Ce jeudi 11 août 2011, le Tribunal de Grande instance de Huye (sud du Rwanda) doit rendre son jugement dans l’affaire Runyinya Barabwiliza.
Le verdict qui devait initialement être rendu le 28 juillet 2011 avant d’être reporté est très attendu et revêtira une nature symbolique pour une grande partie de la communauté rwandaise tant la famille Runyinya incarne aux yeux de beaucoup une face tragique du drame rwandais, celle des défaillances de la justice mise en place par le FPR, vainqueur de la guerre, afin de juger les auteurs du génocide visant la minorité Tutsi et commis d’avril à juillet 1994.

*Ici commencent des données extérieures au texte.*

# luo-yining/CFDBench

Measured on NVIDIA H100. Metric: fno_rollout_steps_per_sec, higher is better.
Workload: dtype bf16

## Files before the change

cfdbench_b200/csrc/fno_dft_fwd_tc.cu:

```cuda
#include "fno_common.cuh"
#include "tc_common.cuh"
#include "tc_tma.cuh"
#include <math.h>
#include <stddef.h>
#include <string.h>

namespace fno {

constexpr int kTdWG = 2;
constexpr int kTdThreads = 128 * kTdWG;
constexpr int kTdPlanes = 2;
constexpr uint32_t kTdPlaneBytes = kHW * 2;
constexpr uint32_t kTdXBytes = kTdPlanes * kTdPlaneBytes;
constexpr int kTdNA = 72;
constexpr uint32_t kTdLboTA = (kTdNA / 8) * 128;
constexpr uint32_t kTdTABytes = 8 * kTdLboTA;
constexpr int kTdK2 = 128, kTdN2 = kTdPlanes * kM2;
constexpr int kTdM2 = 64;
constexpr uint32_t kTdLboA2 = (kTdM2 / 8) * 128;
constexpr uint32_t kTdLboB2 = (kTdN2 / 8) * 128;
constexpr int kTdA2Floats = kTdM2 * kTdK2;

struct TdSmem {
  alignas(1024) unsigned char x[kTdWG][2][kTdXBytes];
  alignas(128) unsigned char ta[kTdTABytes];
  alignas(128) float a2_hi[kTdA2Floats];
  alignas(128) float a2_lo[kTdA2Floats];
  alignas(128) float b2[kTdWG][2][kTdN2 * kTdK2];
  alignas(8) uint64_t x_full[kTdWG][2];
};

__global__ void __launch_bounds__(kTdThreads, 1)
    dft_fwd_tc_kernel(const __grid_constant__ CUtensorMap x_map, float2* __restrict__ xm,
                      const unsigned char* __restrict__ ta_tab, const float* __restrict__ a2_tab, int n_units, int batch,
                      float s0, float s1) {
  extern __shared__ __align__(1024) unsigned char smem_raw[];
  TdSmem& sm = *reinterpret_cast<TdSmem*>(smem_raw);
  if ((smem_u32(smem_raw) & 1023u) != 0) __trap();
  const int tid = threadIdx.x, lane = tid & 31;
  const int wg = tc::warp_index_uniform() >> 2, wq = (tid >> 5) & 3, t = tid & 127, q = lane & 3;
  const int first = blockIdx.x * kTdWG + wg, stride = gridDim.x * kTdWG;
  const int n_mine = first < n_units ? (n_units - first + stride - 1) / stride : 0;

  if (tid == 0) {
    for (int i = 0; i < kTdWG; ++i) { mbar_init(&sm.x_full[i][0], 1); mbar_init(&sm.x_full[i][1], 1); }
    fence_mbar_init();
  }
  for (int e = tid; e < static_cast<int>(kTdTABytes / 16); e += kTdThreads)
    reinterpret_cast<uint4*>(sm.ta)[e] = __ldg(reinterpret_cast<const uint4*>(ta_tab) + e);
  for (int e = tid; e < kTdA2Floats / 4; e += kTdThreads) {
    reinterpret_cast<float4*>(sm.a2_hi)[e] = __ldg(reinterpret_cast<const float4*>(a2_tab) + e);
    reinterpret_cast<float4*>(sm.a2_lo)[e] = __ldg(reinterpret_cast<const float4*>(a2_tab + kTdA2Floats) + e);
  }
  tc::fence_proxy_async_smem();
  __syncthreads();
  pdl_wait();
  pdl_launch_dependents();

  auto load = [&](int i) {
    mbar_expect_tx(&sm.x_full[wg][i & 1], kTdXBytes);
    tma_load_2d(sm.x[wg][i & 1], &x_map, 0, (first + i * stride) * (kTdPlanes * kH), &sm.x_full[wg][i & 1]);
  };
  if (t == 0) {
    if (n_mine > 0) load(0);
    if (n_mine > 1) load(1);
  }
  const int m0 = 16 * wq + (lane >> 2);
  const uint32_t ta_s = tc::smem_addr(sm.ta);
  float* b2_hi = sm.b2[wg][0];
  float* b2_lo = sm.b2[wg][1];
#pragma unroll 1
  for (int i = 0; i < n_mine; ++i) {
    const int s = i & 1;
    mbar_wait(&sm.x_full[wg][s], (i >> 1) & 1);
    float ga[kTdPlanes][36];
    tc::wg_fence();
    const uint32_t x_s = tc::smem_addr(sm.x[wg][s]);
#pragma unroll
    for (int p = 0; p < kTdPlanes; ++p)
#pragma unroll
      for (int ks = 0; ks < kW / 16; ++ks)
        tc::wg_bf16_ss_n72(ga[p], tc::make_smem_desc_sw128(x_s + p * kTdPlaneBytes + ks * 32),
                           tc::make_smem_desc(ta_s + ks * 2 * kTdLboTA, kTdLboTA, 128), ks ? 1u : 0u);
    tc::wg_commit();
    tc::wg_wait<0>();
    tc::wg_fence_acc(ga[0]);
    tc::wg_fence_acc(ga[1]);
    if (t == 0 && i + 2 < n_mine) load(i + 2);
#pragma unroll
    for (int p = 0; p < kTdPlanes; ++p)
#pragma unroll
      for (int g3 = 0; g3 < 3; ++g3)
#pragma unroll
        for (int hh = 0; hh < 2; ++hh)
#pragma unroll
          for (int ri = 0; ri < 2; ++ri) {
            const int c = 4 * (3 * g3) + 2 * hh + ri;
            const float gsum = (ga[p][c + 8] + ga[p][c + 4]) + ga[p][c];
            float hi, lo;
            tc::split_tf32(gsum, hi, lo);
            const uint32_t off = tc::kmajor_offset(2 * (4 * g3 + q) + p, 64 * ri + m0 + 8 * hh, kTdN2) / 4;
            b2_hi[off] = hi;
            b2_lo[off] = lo;
          }
    tc::fence_proxy_async_smem();
    tc::named_barrier(1 + wg, 128);
    float fb[12];
    tc::wg_fence();
    {
      const uint32_t a_s[3] = {tc::smem_addr(sm.a2_hi), tc::smem_addr(sm.a2_lo), tc::smem_addr(sm.a2_hi)};
      const uint32_t b_s[3] = {tc::smem_addr(b2_hi), tc::smem_addr(b2_hi), tc::smem_addr(b2_lo)};
#pragma unroll
      for (int pass = 0; pass < 3; ++pass)
#pragma unroll
        for (int ks = 0; ks < kTdK2 / 8; ++ks)
          tc::wg_tf32_ss_n24(fb, tc::make_smem_desc(a_s[pass] + ks * 2 * kTdLboA2, kTdLboA2, 128),
                             tc::make_smem_desc(b_s[pass] + ks * 2 * kTdLboB2, kTdLboB2, 128), (pass | ks) ? 1u : 0u);
    }
    tc::wg_commit();
    tc::wg_wait<0>();
    tc::wg_fence_acc(fb);
    const int part = (lane >> 2) & 1;
    const int plane0 = (first + i * stride) * kTdPlanes;
    const int b = plane0 / kC, c0 = plane0 % kC;
#pragma unroll
    for (int j = 0; j < 3; ++j)
#pragma unroll
      for (int hh = 0; hh < 2; ++hh) {
        const int qq = 4 * j + q, m2 = m0 + 8 * hh, kxi = m2 >> 1;
        const float sc = qq == 0 ? s0 : s1;
        const float v0 = fb[4 * j + 2 * hh] * sc, v1 = fb[4 * j + 2 * hh + 1] * sc;
        const float got = __shfl_xor_sync(0xffffffffu, part ? v0 : v1, 4);
        if (m2 < 2 * kKX) {
          float2* dst = xm + (static_cast<size_t>(kxi * kM2 + qq) * batch + b) * kC + c0 + part;
          *dst = part ? make_float2(got, v1) : make_float2(v0, got);
        }
      }
  }
}

static uint16_t td_bf16_bits(double v) {
  float f = static_cast<float>(v);
  uint32_t u;
  memcpy(&u, &f, 4);
  const uint32_t r = u + 0x7fffu + ((u >> 16) & 1u);
  return static_cast<uint16_t>(r >> 16);
}
static double td_bf16_value(uint16_t b) {
  const uint32_t u = static_cast<uint32_t>(b) << 16;
  float f;
  memcpy(&f, &u, 4);
  return static_cast<double>(f);
}
static float td_round_tf32(double v) {
  float f = static_cast<float>(v);
  uint32_t u;
  memcpy(&u, &f, 4);
  u = (u + 0x1000u) & 0xffffe000u;
  memcpy(&f, &u, 4);
  return f;
}

struct TdTables {
  unsigned char* ta = nullptr;
  float* a2 = nullptr;
  int n_sm = 0;
  bool configured = false;
};
static TdTables g_td[64];
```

C’est au mois de juin 1947 que le professeur Runyinya naît à Gikongoro, une ville au sud du Rwanda. Après ses Humanités au Collège du Christ-Roi de Nyanza, il fait des études supérieures à l’Université Nationale du Rwanda (Butare) puis à l’Université Catholique de Louvain en Belgique (1972-1974) avant de faire un Doctorat en aménagement du territoire à l’Université de Gembloux, Faculté d’Agronomie entre 1981 et 1985.
Dans les années 60, il rencontre Winifred Gasharankwanzi, fraîchement diplômée de l’Ecole Sociale de Karubanda, qui deviendra son épouse et la mère de leurs quatre enfants, Michèle, Nubaha, Kami et Ganishya.
En 1992, alors qu’il était jusque là professeur à l’Université Nationale du Rwanda (Butare), Runyinya est nommé Conseiller à la Présidence, chargé des Affaires Etrangères, tout en continuant en parallèle ses activités de professeur.
Le 6 avril 1994, lorsque l’avion de Habyarimana est abattu, Runyinya était à Dar-Es-Salaam où il s’était rendu deux jours plus tôt, en tant que membre de la délégation gouvernementale qui poursuivait les négociations avec le FPR visant à trouver une solution pacifique au conflit rwandais suite aux accords d’Arusha.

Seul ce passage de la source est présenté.